Chers lecteurs, si l’on observe attentivement notre scène politique, l’analogie avec le septième art s’impose d’elle-même. La politique est une immense superproduction où la frontière entre la réalité et la mise en scène est souvent floue. 


Mais pour comprendre véritablement où réside le pouvoir, il faut cesser de regarder uniquement ceux qui sont dans la lumière pour s'intéresser au générique de fin.

Dans cette grande pièce de théâtre institutionnelle, le casting est immuable.


La tête d'affiche c’est CBON. Son visage est sur toutes les affiches, il monopolise le temps d'antenne et livre des discours grandiloquents sur l'émergence ou la souveraineté. Il porte le pays sur ses épaules. Pourtant, comme tout acteur, il est souvent tenu de réciter un texte qu’il n’a pas écrit. Sa marge d'improvisation est étroite : s'il s'éloigne trop du script, la production s'impatiente.


Les seconds rôles, les garants du scénario, sont les ministres, les présidents d’institutions, ou même des figures de l’opposition officielle. Ils sont là pour donner la réplique. L’opposition, en particulier, joue un rôle dramatique essentiel : elle crée le conflit nécessaire pour maintenir le spectateur en haleine et valider l'étiquette de démocratie du film. Lorsque le scénario exige un rebondissement ou qu'un scandale éclate, ces seconds rôles servent de fusibles idéaux. On les coupe au montage lors du prochain remaniement pour sauver la tête d'affiche.


Puis il y a les figurants, les moins chères, les vendus en solde, les gens qui se louent pour faire le nombre. Dans le script officiel, les figurants sont indispensables, mais uniquement pour les grandes scènes de foule. On les convoque pour fournir des plans larges impressionnants qui donneront une légitimité à l'œuvre. Ils font du bruit, agitent des drapeaux, mais n'ont pas de microphone. Leurs aspirations individuelles sont noyées dans la masse, et une fois la scène tournée, on leur demande de retourner dans l'ombre jusqu'au prochain clap évènementiel ou électoral.


C'est ici que la métaphore devient révélatrice. Ceux qui détiennent le pouvoir absolu ne sont jamais à l'écran. Dans le cas du Gabon, ce sont les deux voisins qui ont financé le faux coup d’Etat de CBON, en attendant que le petit fils de l’un et filleul de l’autre viennent ramasser le fruit mure. Ce sont eux les producteurs du film; en compagnie des marchés financiers, des créanciers internationaux, des chancelleries influentes et des grandes multinationales (notamment dans les secteurs extractifs). Ce sont eux qui valident l’affaire. Si le film ne sert pas leurs intérêts ou que le retour sur investissement est menacé, ils coupent les vivres.
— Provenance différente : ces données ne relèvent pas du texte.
+struct TnGroup {
+  const bf16_t* a; const bf16_t* b; float* c;
+  const int* b_row; const int* b_live;
+  float* cs0; float* cs1;
+  int M, N, K, lda, ldb, ldc, accumulate;
+  int tile0, ntn;
+};
+struct TnArgs { TnGroup g[kMaxGroups]; int ng, ntiles; };
+
+typedef __attribute__((ext_vector_type(4))) short s16x4;
+typedef __attribute__((ext_vector_type(8))) short s16x8;
+typedef __attribute__((address_space(3))) s16x4 lds_s16x4;
+
+__device__ __forceinline__ bf16x8 tr_frag(const char* image, int lane, int c16) {
+  const s16x4 lo = __builtin_amdgcn_ds_read_tr16_b64_v4i16((lds_s16x4*)(image + tn_read_off(lane, c16, 0)));
+  const s16x4 hi = __builtin_amdgcn_ds_read_tr16_b64_v4i16((lds_s16x4*)(image + tn_read_off(lane, c16, 1)));
+  const s16x8 v = __builtin_shufflevector(lo, hi, 0, 1, 2, 3, 4, 5, 6, 7);
+  return *reinterpret_cast<const bf16x8*>(&v);
+}
+
+__global__ __launch_bounds__(256, 2) void gemm_tn_kernel(TnArgs args) {
+  __shared__ __attribute__((aligned(16))) char lds[2][2][kImages][TN_IMAGE_BYTES];
+
+  const int per = gridDim.x >> 3;
+  const int tile = (blockIdx.x & 7) * per + (blockIdx.x >> 3);
+  if (tile >= args.ntiles) return;
+  int gi = 0;
+  while (gi + 1 < args.ng && tile >= args.g[gi + 1].tile0) ++gi;
+  const TnGroup& g = args.g[gi];
+  const int local = tile - g.tile0;
+  const int m0 = (local / g.ntn) * TN_COLS, n0 = (local % g.ntn) * TN_COLS;
+  const int M = g.M, N = g.N, K = g.K;
+  const long lda = g.lda, ldb = g.ldb;
+
+  const int tid = threadIdx.x, lane = tid & 63, wave = tid >> 6;
+  const int ch = tid & 15, r0 = tid >> 4;
+  const bool a_ok = m0 + 8 * ch < M, b_ok = n0 + 8 * ch < N;
+  const bf16_t* ap = g.a + m0 + 8 * ch;
+  const bf16_t* bp = g.b + n0 + 8 * ch;
+  const int* b_row = g.b_row; const int* b_live = g.b_live;
+  const bool do_cs = n0 == 0 && (g.cs0 || g.cs1);
+
+  u32x4 ra[kRowsPerThread], rb[kRowsPerThread];
+  int idx[kRowsPerThread], live[kRowsPerThread];
+  auto resolve = [&](int kbase) {
+    if (!b_row) return;
+#pragma unroll
+    for (int i = 0; i < kRowsPerThread; ++i) {
+      const int k = kbase + r0 + 16 * i, kk = k < K ? k : K - 1;
+      idx[i] = b_row[kk];
+      live[i] = 1;
+    }
+    if (b_live) {
+#pragma unroll
+      for (int i = 0; i < kRowsPerThread; ++i) {
+        const int k = kbase + r0 + 16 * i;
+        live[i] = b_live[k < K ? k : K - 1];
+      }
+    }
+  };
+  auto load = [&](int kbase) {
+#pragma unroll
+    for (int i = 0; i < kRowsPerThread; ++i) {
+      const int k = kbase + r0 + 16 * i;
+      int src = k;
+      if (b_row) src = live[i] > 0 ? idx[i] : -1;
+      ra[i] = u32x4{0u, 0u, 0u, 0u}; rb[i] = u32x4{0u, 0u, 0u, 0u};
+      if (a_ok && k < K) ra[i] = *reinterpret_cast<const u32x4*>(ap + k * lda);
+      if (b_ok && k < K && src >= 0) rb[i] = *reinterpret_cast<const u32x4*>(bp + src * ldb);
+    }
+  };
+
+  f32x4 acc[4][4];
+#pragma unroll
+  for (int i = 0; i < 4; ++i)
+#pragma unroll
+    for (int j = 0; j < 4; ++j) acc[i][j] = f32x4{0.f, 0.f, 0.f, 0.f};
+  float cs[8];
+#pragma unroll
+  for (int e = 0; e < 8; ++e) cs[e] = 0.f;
+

Finalement les réalisateurs qui sont les réseaux d'influence et les oligarchies économiques qui murmurent à l'oreille des acteurs principaux, orientent les caméras (le narratif médiatique) et décident de la fin de l'histoire.


Finalement, la véritable tragédie de la politique contemporaine Gabonaise est que les figurants et le peuple continuent de payer leur place de cinéma pour voir un film dont ils connaissent déjà la fin, financé par des producteurs qui vivent loin de la salle de projection. L'enjeu de demain n'est plus pour le peuple de changer d'acteur principal, mais de s'emparer de la caméra pour écrire son propre scénario.